Start of DATA SHOWN
__global__ __launch_bounds__(64 * kC2Waves) __attribute__((amdgpu_waves_per_eu(2))) void conv2_fwd32_kernel(
    const float* __restrict__ y1, const float* __restrict__ stats1, const int* __restrict__ inp_len, Dims d,
    const _Float16* __restrict__ wp2, const float* __restrict__ wsc, const float* __restrict__ ba,
    const float* __restrict__ bb, int training, float drop_p, unsigned long long seed,
    const unsigned long long* __restrict__ seed_src, float* __restrict__ y2, unsigned char* __restrict__ sel2,
    float* __restrict__ part) {
  seed = srf_step_seed(seed, seed_src);
  __shared__ __attribute__((aligned(16))) _Float16 Bs[2][2][2 * C * kC2BStride];
  __shared__ __attribute__((aligned(16))) float ss[2][C];
  __shared__ float red[3][kC2Waves][2 * 32];
  const int tid = threadIdx.x;
  const int lane = tid & 63, wv = tid >> 6;
  const int r = lane & 31, h = lane >> 5;
  const int P2 = d.B * d.T2 * d.F2;
  const int p0 = blockIdx.x * kC2Px;
  const size_t plane = (size_t)9 * 2 * C * C;
  if (tid < 2 * C) ss[tid >> 6][tid & 63] = stats1[(2 + (tid >> 6)) * C + (tid & 63)] * stats1[4 * C];

  const int pa = p0 + 32 * wv + r;
  const bool alive = pa < P2;
  const int pc = min(pa, P2 - 1);
  const int af2 = pc % d.F2, at2 = (pc / d.F2) % d.T2, ab = pc / (d.F2 * d.T2);
  const int alen1 = ceil_div_len(inp_len[ab], 2);

  auto load_b = [&](int kk, ch8 (&bv)[kC2BLoads]) {
    const int tap = kk >> 2, kb = kk & 3;
#pragma unroll
    for (int q = 0; q < kC2BLoads; ++q) {
      const int idx = q * 64 * kC2Waves + tid;
      const int pl = idx >> 8, rem = idx & 255, n = rem >> 1, half = rem & 1;
      bv[q] = *reinterpret_cast<const ch8*>(wp2 + pl * plane + ((size_t)tap * 2 * C + n) * C + 16 * kb + 8 * half);
    }
  };
  auto store_b = [&](int buf, const ch8 (&bv)[kC2BLoads]) {
#pragma unroll
    for (int q = 0; q < kC2BLoads; ++q) {
      const int idx = q * 64 * kC2Waves + tid;
      const int pl = idx >> 8, rem = idx & 255, n = rem >> 1, half = rem & 1;
      *reinterpret_cast<ch8*>(&Bs[buf][pl][n * kC2BStride + 8 * half]) = bv[q];
    }
  };
  auto load_a = [&](int kk, f4 (&av)[2], bool& ok) {
    const int tap = kk >> 2, kb = kk & 3;
    const int dt = tap / 3, df = tap - dt * 3;
    const int t1 = 2 * at2 - d.pt2 + dt, f1 = 2 * af2 - d.pf2 + df;
    ok = alive && t1 >= 0 && t1 < d.T1 && f1 >= 0 && f1 < d.F1 && t1 < alen1;
    const int t1c = min(max(t1, 0), d.T1 - 1), f1c = min(max(f1, 0), d.F1 - 1);
    const float* src = y1 + (((size_t)ab * d.T1 + t1c) * d.F1 + f1c) * C + 16 * kb + 8 * h;
    av[0] = *reinterpret_cast<const f4*>(src);
    av[1] = *reinterpret_cast<const f4*>(src + 4);
  };

  cf16 acc[4];
#pragma unroll
  for (int nt = 0; nt < 4; ++nt) acc[nt] = cf16{};
  auto compute = [&](int kk, int buf, const f4 (&av)[2], bool aok) {
    ch8 a1, a2;
    {
      const int c0 = 16 * (kk & 3) + 8 * h;
#pragma unroll
      for (int q = 0; q < 8; ++q) {
        const float x = q < 4 ? av[0][q] : av[1][q - 4];
        _Float16 h1, h2;
        srf_split2h(aok ? x * ss[0][c0 + q] + ss[1][c0 + q] : 0.f, h1, h2);
        a1[q] = h1;
        a2[q] = h2;
      }
    }
#pragma unroll
    for (int nt = 0; nt < 4; ++nt) {
      const int nrow = (nt >> 1) * C + 32 * (nt & 1) + r;
      const ch8 b1 = *reinterpret_cast<const ch8*>(&Bs[buf][0][nrow * kC2BStride + 8 * h]);
      const ch8 b2 = *reinterpret_cast<const ch8*>(&Bs[buf][1][nrow * kC2BStride + 8 * h]);
      cf16 c = acc[nt];
      c = mfma32h(a2, b1, c);
      c = mfma32h(a1, b2, c);
      c = mfma32h(a1, b1, c);
      acc[nt] = c;
    }
  };
  ch8 bvA[kC2BLoads], bvB[kC2BLoads];
  f4 avA[2], avB[2], avC[2];
  bool okA, okB, okC;
  load_b(0, bvA);
  load_a(0, avA, okA);
  load_b(1, bvB);
  load_a(1, avB, okB);
  store_b(0, bvA);
  __syncthreads();
  for (int kk = 0; kk < 36; kk += 2) {
    {
      const f4 a0[2] = {avA[0], avA[1]};
      const bool ok0 = okA;
      if (kk + 2 < 36) {
        load_b(kk + 2, bvA);
        load_a(kk + 2, avA, okA);
      }
      compute(kk, 0, a0, ok0);
      store_b(1, bvB);
      __syncthreads();
    }
    {
      const f4 a1v[2] = {avB[0], avB[1]};
      const bool ok1 = okB;
      if (kk + 3 < 36) {
        load_b(kk + 3, bvB);
        load_a(kk + 3, avB, okB);
      }
      compute(kk + 1, 1, a1v, ok1);
      if (kk + 2 < 36) store_b(0, bvA);
      __syncthreads();
    }
  }
  (void)avC;
  (void)okC;

  const float keep_scale = 1.f / (1.f - drop_p);
  const float inv_b = stats1[4 * C + 1];
#pragma unroll
  for (int g = 0; g < 2; ++g) {
    const int c = 32 * g + r;
    const float bia = ba[c], bib = bb[c];
    const float sca = wsc[c] * inv_b, scb = wsc[C + c] * inv_b;
    float n = 0.f, mean = 0.f, m2 = 0.f;
#pragma unroll
    for (int q = 0; q < 4; ++q)
#pragma unroll
      for (int v = 0; v < 4; ++v) {
        const int p = p0 + 32 * wv + 8 * q + 4 * h + v;
        if (p >= P2) continue;
        const int t2 = (p / d.F2) % d.T2, b = p / (d.F2 * d.T2);
        const size_t o = (size_t)p * C + c;
        float a = acc[g][4 * q + v] * sca + bia, bvv = acc[2 + g][4 * q + v] * scb + bib;
        if (training && drop_p > 0.f) {
          bool ka, kb;
          srf_keep2(seed, kStreamConv1a, o, drop_p, ka, kb);
          a *= ka ? keep_scale : 0.f;
          bvv *= kb ? keep_scale : 0.f;
        }
        const bool sel = a >= bvv;
        float y = sel ? a : bvv;
        if (t2 >= ceil_div_len(inp_len[b], 4)) y = 0.f;
        y2[o] = y;
        sel2[o] = sel ? 1 : 0;
        n += 1.f;
        const float delta = y - mean;
        mean += delta / n;
        m2 += delta * (y - mean);
      }
    {
      float nb, mb, qb, x;
      xpair32(n, x, nb);
      nb = h ? x : nb;
      xpair32(mean, x, mb);
      mb = h ? x : mb;
      xpair32(m2, x, qb);
      qb = h ? x : qb;
      if (h == 0) chan_merge(n, mean, m2, nb, mb, qb);
    }
    if (h == 0) {
      red[0][wv][g * 32 + r] = n;
      red[1][wv][g * 32 + r] = mean;
      red[2][wv][g * 32 + r] = m2;
    }
  }
  __syncthreads();
  if (tid < 2 * 32) {
    const int gc = tid;
    float n = red[0][0][gc], mean = red[1][0][gc], m2 = red[2][0][gc];
#pragma unroll
    for (int w = 1; w < kC2Waves; ++w) chan_merge(n, mean, m2, red[0][w][gc], red[1][w][gc], red[2][w][gc]);
    part[((size_t)blockIdx.x * 3 + 0) * C + gc] = n;
    part[((size_t)blockIdx.x * 3 + 1) * C + gc] = mean;
    part[((size_t)blockIdx.x * 3 + 2) * C + gc] = m2;
  }
}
End of DATA SHOWN
- WORK REQUEST: Please copy exactly the lines from the first line of the records above through the line containing "const _Float16* __restrict__", including both, and nothing more.

- TASK RESPONSE:
__global__ __launch_bounds__(64 * kC2Waves) __attribute__((amdgpu_waves_per_eu(2))) void conv2_fwd32_kernel(
    const float* __restrict__ y1, const float* __restrict__ stats1, const int* __restrict__ inp_len, Dims d,
    const _Float16* __restrict__ wp2, const float* __restrict__ wsc, const float* __restrict__ ba,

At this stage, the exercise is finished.